No fine-tuning. Models receive raw observability series and must forecast directly. This tests whether a model's pretraining has equipped it to handle observability data patterns without adaptation.
Fixed horizons. Each series has a predefined forecast horizon appropriate to its monitoring context. Short-term horizons (minutes to hours) test the model's ability to capture high-frequency dynamics. Longer horizons test trend and seasonality extraction.
Full distributional evaluation. Models must produce probabilistic forecasts, not just point predictions. This is non-negotiable for the observability domain, where the forecast distribution directly drives alerting and capacity planning decisions.
Aggregation across all series. CRPS and MASE are computed per-series and then aggregated across the full 2,807 series. This aggregation dilutes any lucky performance on individual series and rewards models that are consistently strong across the diverse mix of observability data types.

What BOOM Results Reveal

BOOM results consistently show patterns that differ from general-purpose benchmarks:

Domain-specific models can outperform larger general models. Toto, Datadog's own 151M-parameter model trained on observability data, demonstrates that pretraining on domain-relevant data can matter more than model scale. Models with 10x more parameters but trained on general corpora sometimes underperform smaller models whose pretraining distribution matches observability data. This echoes a broader pattern we see with tiny, specialized models outperforming generalist architectures in specific niches.

Tokenization strategy matters more on observability data. Models that use binning-based tokenization (like Chronos) and models that operate on continuous values directly can show larger performance gaps on observability data than on general benchmarks. The heavy-tailed, regime-shifting nature of infrastructure metrics stresses tokenization schemes differently than smooth, well-behaved academic series. Models built on diffusion-based approaches sidestep tokenization entirely and may handle heavy tails more naturally.

Probabilistic calibration separates models. On general benchmarks, many models produce similarly adequate uncertainty estimates. On BOOM's heavy-tailed observability data, calibration differences become pronounced. Models that assume Gaussian output distributions tend to produce over-confident intervals that underestimate tail risk — a real problem for alerting systems. Mixture-of-experts architectures and models with Student-t output heads handle this better by construction.

How We Use BOOM at TSFM.ai

BOOM is particularly important for our model routing system because observability forecasting is a core use case for our platform.

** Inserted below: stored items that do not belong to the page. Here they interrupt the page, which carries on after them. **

-__device__ inline uint32_t pilot_find(const uint32_t* __restrict__ hist, uint32_t nb, uint32_t base, uint32_t rank, uint32_t* s_red,
-                                      uint32_t* s_found) {
-    const int tid = threadIdx.x;
-    const uint32_t per = (nb + PILOT_THREADS - 1) / PILOT_THREADS;
-    const uint32_t lo = min(nb, tid * per), hi = min(nb, lo + per);
-    uint32_t c = 0;
-    for (uint32_t i = lo; i < hi; i++) c += hist[i];
-    uint32_t total;
-    const uint32_t excl = pilot_scan_excl(c, s_red, &total);
-    if (tid == 0) *s_found = rank < base ? 0xffffffffu : nb;
-    __syncthreads();
-    if (rank >= base) {
-        const uint32_t k = rank - base;
-        if (k >= excl && k < excl + c) {
-            uint32_t acc = excl;
-            for (uint32_t i = lo; i < hi; i++) {
-                const uint32_t h = hist[i];
-                if (k < acc + h) { *s_found = i; break; }
-                acc += h;
-            }
-        }
-    }
-    __syncthreads();
-    const uint32_t r = *s_found;
-    __syncthreads();
-    return r;
-}
-
-__global__ void __launch_bounds__(PILOT_THREADS)
+            const uint32_t t = __shfl_up_sync(0xffffffffu, inc[j], o);
+            if (lane >= o) inc[j] += t;
+        }
+        if (lane == 31) s_red[j * PILOT_WARPS + wid] = inc[j];
+    }
+#pragma unroll
+    for (int q = 0; q < 6; q++)
+        if (tid == q) s_found[q] = rk[q >> 1][q & 1] < base[q >> 1] ? 0xffffffffu : nb[q >> 1];
+    __syncthreads();
+#pragma unroll
+    for (int j = 0; j < 3; j++) {
+        uint32_t excl = inc[j] - c[j];
+        for (int w = 0; w < wid; w++) excl += s_red[j * PILOT_WARPS + w];
+#pragma unroll
+        for (int k = 0; k < 2; k++) {
+            if (rk[j][k] < base[j]) continue;
+            const uint32_t kk = rk[j][k] - base[j];
+            if (kk >= excl && kk < excl + c[j]) {
+                uint32_t lo, hi, acc = excl;
+                chunk(j, lo, hi);
+                for (uint32_t i = lo; i < hi; i++) {
+                    const uint32_t h = hist[j][i];
+                    if (kk < acc + h) { s_found[2 * j + k] = i; break; }
+                    acc += h;
+                }
+            }
+        }
+    }
+    __syncthreads();
+#pragma unroll
+    for (int j = 0; j < 3; j++) { xs[j][0] = s_found[2 * j]; xs[j][1] = s_found[2 * j + 1]; }
+}
+
+__global__ void __launch_bounds__(PILOT_THREADS, 4)
 k_pf_pilot(const StatsGeom g, const FrameRef* __restrict__ frames, int nframes, PilotOut* __restrict__ out) {
     __shared__ uint32_t hist[3][PILOT_BINS];
     __shared__ uint32_t bis_lo[4], bis_hi[4], bis_cnt[4], bis_rank[4];
-    __shared__ uint32_t a0s[3], b0s[3], shs[3], below_s[3], eq_s[3];
-    __shared__ uint32_t s_red[40], s_found, smin, smax;
+    __shared__ uint32_t below_s[3], eq_s[3];
+    __shared__ uint32_t s_red[3 * PILOT_WARPS], s_found[6], smin, smax;
     const int fi = blockIdx.x;
     if (fi >= nframes) return;
     const FrameRef frf = frames[fi];
     const int H = g.H, W = g.W;
     const int tid = threadIdx.x, lane = tid & 31, wid = tid >> 5;
     const uint32_t npix = (uint32_t)H * (uint32_t)W;
-    const uint32_t k_lo[3] = {g.ranks[0], g.ranks[4], npix - 1 - g.ranks[3]};
-    const uint32_t k_hi[3] = {g.ranks[1], g.ranks[5], npix - 1 - g.ranks[2]};
+    const int np_rows = pilot_rows_of(H);
+    const int mis = (int)((reinterpret_cast<uintptr_t>(frf.origin) >> 1) & 7);
+    const int jf = (mis + 7) / 8, jl = (W + mis) / 8;
+    const int cl = min(W, max(0, jf * 8 - mis));
+    const int cr = jl > jf ? jl * 8 - mis : cl;
+#ifdef EPID_PILOT_SKIP_ROWS
+    const int ntask = 0;
+#else
+    const int ntask = (wid < np_rows ? (np_rows - 1 - wid) / PILOT_WARPS + 1 : 0) * ((jl - jf + 127) / 128);
+#endif
+    const uint16_t* t_row = frf.origin - mis + (size_t)(PILOT_OFF + PILOT_STEP * wid) * frf.pitch;
+    int t_j0 = jf + lane, qn_j0 = 0;
+    auto load_next = [&](uint4 (&q)[4]) {
+        qn_j0 = t_j0;
+#pragma unroll
+        for (int u = 0; u < 4; u++) {
+            const int j = t_j0 + 32 * u;
+            q[u] = j < jl ? ldg_stream16(t_row + j * 8) : make_uint4(0, 0, 0, 0);
+        }
+        t_j0 += 128;
+        if (t_j0 >= jl) { t_j0 = jf + lane; t_row += (size_t)(PILOT_STEP * PILOT_WARPS) * frf.pitch; }
+    };
+    auto k_lo = [&](int j) { return j == 0 ? g.ranks[0] : j == 1 ? g.ranks[4] : npix - 1 - g.ranks[3]; };
+    auto k_hi = [&](int j) { return j == 0 ? g.ranks[1] : j == 1 ? g.ranks[5] : npix - 1 - g.ranks[2]; };
     for (int i = tid; i < 3 * PILOT_BINS; i += PILOT_THREADS) (&hist[0][0])[i] = 0;
     if (tid < 3) { below_s[tid] = 0; eq_s[tid] = 0; }
     if (tid == 0) { smin = 0xffffu; smax = 0; }
     uint32_t sv[8];
+#ifndef EPID_PILOT_SKIP_T0
     {
         const int col = min(W - 1, (int)(((long long)tid * W) / PILOT_THREADS));
 #pragma unroll
@@ -129,10 +149,11 @@
             sv[i] = __ldg(frf.origin + (size_t)row * frf.pitch + col);
         }
     }
+#endif
     const uint32_t nT0 = PILOT_THREADS * 8;
     if (tid < 4) {
         const int b = tid == 0 ? 0 : (tid == 3 ? 2 : 1);
-        const double fq = fmin((b == 1 ? 1.0 : 4.0) * (double)(tid == 1 ? k_lo[b] : k_hi[b]) / (double)npix, 0.999);
+        const double fq = fmin((b == 1 ? 1.0 : 4.0) * (double)(tid == 1 ? k_lo(b) : k_hi(b)) / (double)npix, 0.999);
         const double sg = sqrt(fq * (1.0 - fq) * (double)nT0);
         const double ctr = fq * (double)nT0;
         double rr = (tid == 1) ? ctr - 5.0 * sg - 2.0 : ctr + 5.0 * sg + 3.0;
@@ -143,6 +164,10 @@
         bis_cnt[tid] = 0;
     }
     __syncthreads();
+#ifdef EPID_PILOT_SKIP_T0
+    if (tid == 0) { smin = 0; smax = 65535u; bis_lo[0] = bis_lo[2] = bis_lo[3] = 65535u; bis_lo[1] = 0; }
+    __syncthreads();
+#else
     {
         uint32_t mnv = sv[0], mxv = sv[0];
 #pragma unroll
@@ -173,41 +198,40 @@
         }
         __syncthreads();
     }
-    if (tid == 0) {
-        uint32_t a[3], b[3];
-        a[0] = smin;              b[0] = max(bis_lo[0], smin);
-        a[1] = bis_lo[1];         b[1] = max(bis_lo[2], a[1]);
-        a[2] = 65535u - smax;     b[2] = max(bis_lo[3], a[2]);
+#endif
+    uint4 qn[4];
+    if (ntask > 0) load_next(qn);
+    uint32_t a0[3], wd[3], sh[3];
+    {
+        const uint32_t s_mn = smin, s_mx = smax;
+        uint32_t b[3];
+        a0[0] = s_mn;             b[0] = max(bis_lo[0], s_mn);
+        a0[1] = bis_lo[1];        b[1] = max(bis_lo[2], a0[1]);
+        a0[2] = 65535u - s_mx;    b[2] = max(bis_lo[3], a0[2]);
+#pragma unroll
         for (int j = 0; j < 3; j++) {
-            uint32_t sh = 0;
-            while (((b[j] - a[j]) >> sh) >= (uint32_t)PILOT_BINS) sh++;
-            a0s[j] = a[j];
-            b0s[j] = b[j];
-            shs[j] = sh;
-        }
-    }
-    __syncthreads();
-    const uint32_t a0[3] = {a0s[0], a0s[1], a0s[2]};
-    const uint32_t wd[3] = {b0s[0] - a0s[0], b0s[1] - a0s[1], b0s[2] - a0s[2]};
-    const uint32_t sh[3] = {shs[0], shs[1], shs[2]};
+            wd[j] = b[j] - a0[j];
+            sh[j] = 0;
+            while ((wd[j] >> sh[j]) >= (uint32_t)PILOT_BINS) sh[j]++;
+        }
+    }
     uint32_t below[3] = {0, 0, 0}, eq[3] = {0, 0, 0};
-    const int np_rows = pilot_rows_of(H);
-    const bool aligned = true;
-    const int mis = (int)((reinterpret_cast<uintptr_t>(frf.origin) >> 1) & 7);
-    const int jf = (mis + 7) / 8, jl = (W + mis) / 8;
-    const int cl = aligned ? min(W, max(0, jf * 8 - mis)) : 0;
-    const int cr = aligned ? (jl > jf ? jl * 8 - mis : cl) : 0;
     auto put = [&](int j, uint32_t vv) {
         const int u = (int)vv - (int)a0[j];
         below[j] += (uint32_t)u >> 31;
         eq[j] += u == 0 ? 1u : 0u;
         if ((uint32_t)(u - 1) < wd[j]) atomicAdd(&hist[j][(uint32_t)u >> sh[j]], 1u);
     };
-    for (int ri = wid; ri < np_rows; ri += PILOT_THREADS / 32) {
-        const uint16_t* rowp = frf.origin + (size_t)(PILOT_OFF + PILOT_STEP * ri) * frf.pitch;
-        for (int j = jf + lane; j < jl; j += 32) {
-            const uint4 q = ldg_stream16(rowp - mis + j * 8);
-            const uint32_t w[4] = {q.x, q.y, q.z, q.w};
+    for (int t = 0; t < ntask; t++) {
+        uint4 q[4];
+#pragma unroll
+        for (int u = 0; u < 4; u++) q[u] = qn[u];
+        const int j0 = qn_j0;
+        if (t + 1 < ntask) load_next(qn);
+#pragma unroll
+        for (int u = 0; u < 4; u++) {
+            if (j0 + 32 * u >= jl) continue;
+            const uint32_t w[4] = {q[u].x, q[u].y, q[u].z, q[u].w};
             const uint32_t vm = __vminu2(__vminu2(w[0], w[1]), __vminu2(w[2], w[3]));
             const uint32_t vM = __vmaxu2(__vmaxu2(w[0], w[1]), __vmaxu2(w[2], w[3]));
             put(0, vm & 0xffffu);
@@ -215,7 +239,7 @@
             put(2, 65535u - (vM & 0xffffu));
             put(2, 65535u - (vM >> 16));
 #pragma unroll
-            for (int t = 0; t < 4; t++) { put(1, w[t] & 0xffffu); put(1, w[t] >> 16); }
+            for (int k = 0; k < 4; k++) { put(1, w[k] & 0xffffu); put(1, w[k] >> 16); }
         }
     }
 #pragma unroll
@@ -227,22 +251,33 @@
     __syncthreads();
     if (tid < 3 && eq_s[tid]) hist[tid][0] += eq_s[tid];
     __syncthreads();
-    const uint32_t n_p = (uint32_t)np_rows * (uint32_t)(aligned ? cr - cl : W);
-    uint32_t thr_lo[3], thr_hi[3];
+    const uint32_t n_p = (uint32_t)np_rows * (uint32_t)(cr - cl);
+    uint32_t nb[3], base[3], rk[3][2];
+#pragma unroll
     for (int j = 0; j < 3; j++) {
-        const uint32_t nb = (wd[j] >> sh[j]) + 1;
+        nb[j] = (wd[j] >> sh[j]) + 1;
+        base[j] = below_s[j];
         const double scale = (double)n_p / (double)npix;
         const double pop = j == 1 ? (double)n_p : (double)n_p / 4.0;
-        const double fq = fmin((j == 1 ? 1.0 : 4.0) * ((double)k_lo[j] + 0.5) / (double)npix, 1.0);
+        const double fq = fmin((j == 1 ? 1.0 : 4.0) * ((double)k_lo(j) + 0.5) / (double)npix, 1.0);
         const double sg = sqrt(fq * (1.0 - fq) * pop);
-        const double rl = (double)k_lo[j] * scale - 5.0 * sg - 2.0;
-        const double ru = (double)k_hi[j] * scale + 5.0 * sg + 3.0;
-        const uint32_t r_l = rl <= 0.0 ? 0u : (uint32_t)rl;
-        const uint32_t r_u = (uint32_t)fmin(ru, fmax(pop - 1.0, 0.0));
-        const uint32_t xa = pilot_find(hist[j], nb, below_s[j], r_l, s_red, &s_found);
-        const uint32_t xb = pilot_find(hist[j], nb, below_s[j], r_u, s_red, &s_found);
-        uint32_t lo_t = xa == 0xffffffffu ? a0[j] : a0[j] + (min(xa, nb - 1) << sh[j]);
-        uint32_t hi_t = xb == 0xffffffffu ? a0[j] : a0[j] + (((min(xb, nb - 1) + 1) << sh[j]) - 1);
+        const double rl = (double)k_lo(j) * scale - 5.0 * sg - 2.0;
+        const double ru = (double)k_hi(j) * scale + 5.0 * sg + 3.0;
+        rk[j][0] = rl <= 0.0 ? 0u : (uint32_t)rl;
+        rk[j][1] = (uint32_t)fmin(ru, fmax(pop - 1.0, 0.0));
+    }
+    uint32_t xs[3][2];
+#ifdef EPID_PILOT_SKIP_FIND
+    for (int j = 0; j < 3; j++) xs[j][0] = xs[j][1] = 0;
+#else
+    pilot_find_all(hist, nb, base, rk, s_red, s_found, xs);
+#endif
+    uint32_t thr_lo[3], thr_hi[3];
+#pragma unroll
+    for (int j = 0; j < 3; j++) {
+        const uint32_t xa = xs[j][0], xb = xs[j][1];
+        uint32_t lo_t = xa == 0xffffffffu ? a0[j] : a0[j] + (min(xa, nb[j] - 1) << sh[j]);
+        uint32_t hi_t = xb == 0xffffffffu ? a0[j] : a0[j] + (((min(xb, nb[j] - 1) + 1) << sh[j]) - 1);
         hi_t = min(hi_t, 65535u);
         lo_t = min(lo_t, hi_t);
         thr_lo[j] = lo_t;
@@ -464,6 +499,7 @@
         colsum_sm[x] = a;
         colsum2_sm[x] = b;
     }
+    unsigned long long tsum = 0;
     for (int y = tid; y < H; y += TAIL_THREADS) {
         uint32_t a = 0, b = 0;
         for (int s = 0; s < sg.nstrips; s++) {
@@ -472,6 +508,7 @@
         }
         rowsum_sm[y] = a;
         rowsum2_sm[y] = b;
+        tsum += a;
     }
     __syncthreads();
     if (tid < sg.K) {
@@ -499,6 +536,7 @@
             atomicAdd(&colsum_sm[cidx], v);
             atomicAdd(&rowsum2_sm[r], xa);
             atomicAdd(&colsum2_sm[cidx], xa);
+            tsum += v;
             e0 += v < po.a1 ? 1u : 0u;
             e1 += v <= po.b1 ? 1u : 0u;
             e2 += v <= po.u_lo ? 1u : 0u;
@@ -526,13 +564,8 @@
         cs = warp_sum(cs);
         if (lane == 0 && cs) atomicAdd(&s_corner, cs);
     }
-    __syncthreads();
-    {
-        unsigned long long tsum = 0;
-        for (int i = tid; i < H; i += TAIL_THREADS) tsum += rowsum_sm[i];
-        tsum = warp_sum(tsum);
-        if (lane == 0) atomicAdd(&s_sum, tsum);
-    }
+    tsum = warp_sum(tsum);
+    if (lane == 0) atomicAdd(&s_sum, tsum);
     __syncthreads();
     if (tid == 0) {
         const uint32_t mn = s_mn, mx = s_mx;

When a user submits infrastructure metrics for forecasting, BOOM rankings provide the most relevant signal for model selection.

Specifically:

BOOM CRPS rankings inform the router's model selection when incoming series are detected as observability data (based on frequency, statistical properties, and metadata).
Models that perform well on BOOM but are not available through our inference API are flagged for prioritized onboarding.
We use BOOM's subcategory breakdown to inform domain-specific routing — a model that excels on networking metrics may not be the best choice for application-level request rate data. See our network traffic and telecom forecasting post for more on this distinction.

For practitioners working with infrastructure metrics, BOOM results on our benchmarks page provide the most directly relevant guidance. If your data looks like production telemetry — high-frequency, spiky, heavy-tailed, with regime changes — BOOM rankings are a better predictor of real-world performance than general-purpose benchmarks. For guidance on building a production-grade pipeline around these models, see building production forecast pipelines and our notes on scaling inference with GPU optimization.

We recommend using BOOM alongside FEV Bench and GIFT-Eval for a complete picture. FEV Bench tells you about general zero-shot ability, GIFT-Eval tells you about probabilistic accuracy and multivariate capability, and BOOM tells you whether the model can actually handle the messy reality of production infrastructure data. For an overview of how all these benchmarks and models fit together, see our 2026 TSFM toolkit guide.